[What needs to be done]:
Give again exactly, and only, the lines between the line holding "CEM_VARIANT_CEM) return CEM_SELECT_KERNEL_CROWDED;" and the end of the listing, both boundary lines included.

[Input records]:
@@ -25,7 +26,7 @@
     'cem_packed_weight_floats', 'cem_workspace_bytes', 'cem_pack_weights_host', 'cem_plan_tiles_host', 'cem_plan_segments_host', 'cem_rollout_residency',
     'cem_planner_create', 'cem_planner_destroy', 'cem_planner_layout', 'cem_planner_set_weights', 'cem_planner_set_weights_dev',
     'cem_planner_set_normaliser', 'cem_planner_plan', 'cem_plan_begin', 'cem_plan_rollout', 'cem_plan_select',
-    'cem_plan_end', 'cem_comm_unique_id', 'cem_planner_comm_init', 'cem_planner_comm_destroy', 'cem_planner_comm_ranks', 'cem_plan_exchange', 'cem_planner_graph_status', 'cem_planner_launches_per_iteration', 'cem_planner_rollout_path', 'cem_unfold_sequences', 'cem_compute_objective', 'cem_scorer_reward', 'cem_scorer_cost', 'cem_fill_noise', 'cem_philox_words', 'cem_planner_set_timing', 'cem_planner_last_timing', 'cem_planner_last_timing_detail', 'cem_planner_select_mode', 'cem_planner_inject_fault',
+    'cem_plan_end', 'cem_comm_unique_id', 'cem_planner_comm_init', 'cem_planner_comm_destroy', 'cem_planner_comm_ranks', 'cem_plan_exchange', 'cem_planner_graph_status', 'cem_planner_launches_per_iteration', 'cem_planner_rollout_path', 'cem_unfold_sequences', 'cem_compute_objective', 'cem_scorer_reward', 'cem_scorer_cost', 'cem_fill_noise', 'cem_philox_words', 'cem_planner_set_timing', 'cem_planner_last_timing', 'cem_planner_last_timing_detail', 'cem_planner_select_mode', 'cem_planner_select_kernel', 'cem_select_kernel_for', 'cem_planner_inject_fault',
     'cem_batch_workspace_bytes', 'cem_batch_planner_create', 'cem_planner_plan_batch', 'cem_planner_batch_capacity',
     'cem_planner_set_warm_start', 'cem_planner_set_initial_distribution', 'cem_planner_set_init_mode', 'cem_planner_reset_carry',
     'cem_planner_get_carry', 'cem_planner_set_carry_slots', 'cem_planner_set_particle_objective', 'cem_planner_get_particle_objective',
@@ -141,6 +142,8 @@
     lib.cem_fill_noise.argtypes = [vp, C.c_uint64, C.c_uint64, vp, vp, vp]
     lib.cem_philox_words.argtypes = [vp, C.c_uint64, C.c_uint64] + [C.c_uint32] * 6 + [vp]
     lib.cem_planner_select_mode.argtypes = [vp, i32p]
+    lib.cem_planner_select_kernel.argtypes = [vp, i32p]
+    lib.cem_select_kernel_for.argtypes = [cfgp, C.c_int32, C.c_int32, i32p]
     lib.cem_planner_inject_fault.argtypes = [vp, C.c_int32]
     lib.cem_planner_set_timing.argtypes = [vp, C.c_int32]
     lib.cem_planner_last_timing.argtypes = [vp, fp, i32p, fp]
diff --git a/ethz_safe_learning_amd/csrc/cem_capi.hip b/ethz_safe_learning_amd/csrc/cem_capi.hip
--- a/ethz_safe_learning_amd/csrc/cem_capi.hip
+++ b/ethz_safe_learning_amd/csrc/cem_capi.hip
@@ -3,6 +3,7 @@
 #include "cem_score.h"
 #include "cem_refit_weighted.h"
 #include "cem_noise_mix.h"
+#include "cem_select_small.h"
 #include "cem_train.h"
 #include "cem_train_tile.h"
 #include "cem_forward.h"
@@ -55,6 +56,17 @@
     if (mode == 1 && !one_wg_ok) return 0;
     if (mode == 3 && !can_fuse) mode = 2;
     return mode;
+}
+
+int select_kernel_of(int mode, bool cache, long long N, long long HA, int variant, int refit, bool small_ok)
+{
+    if (mode == 2) return CEM_SELECT_KERNEL_CHAIN;
+    if (mode == 3) return CEM_SELECT_KERNEL_FUSED;
+    if (mode != 1) return 0;
+    if (!cache) return CEM_SELECT_KERNEL_GLOBAL;
+    if (variant != CEM_VARIANT_CEM) return CEM_SELECT_KERNEL_CROWDED;
+    if (small_ok && launch_select_small && refit == CEM_REFIT_UNIFORM && N <= CEM_SEL_SMALL_MAX_N && HA <= CEM_SEL_SMALL_MAX_HA) return CEM_SELECT_KERNEL_REGISTERS;
+    return CEM_SELECT_KERNEL_STAGED;
 }
 
 int validate(const cem_config_t *c)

[Exercise result]:
+    if (variant != CEM_VARIANT_CEM) return CEM_SELECT_KERNEL_CROWDED;
+    if (small_ok && launch_select_small && refit == CEM_REFIT_UNIFORM && N <= CEM_SEL_SMALL_MAX_N && HA <= CEM_SEL_SMALL_MAX_HA) return CEM_SELECT_KERNEL_REGISTERS;
+    return CEM_SELECT_KERNEL_STAGED;
 }
 
 int validate(const cem_config_t *c)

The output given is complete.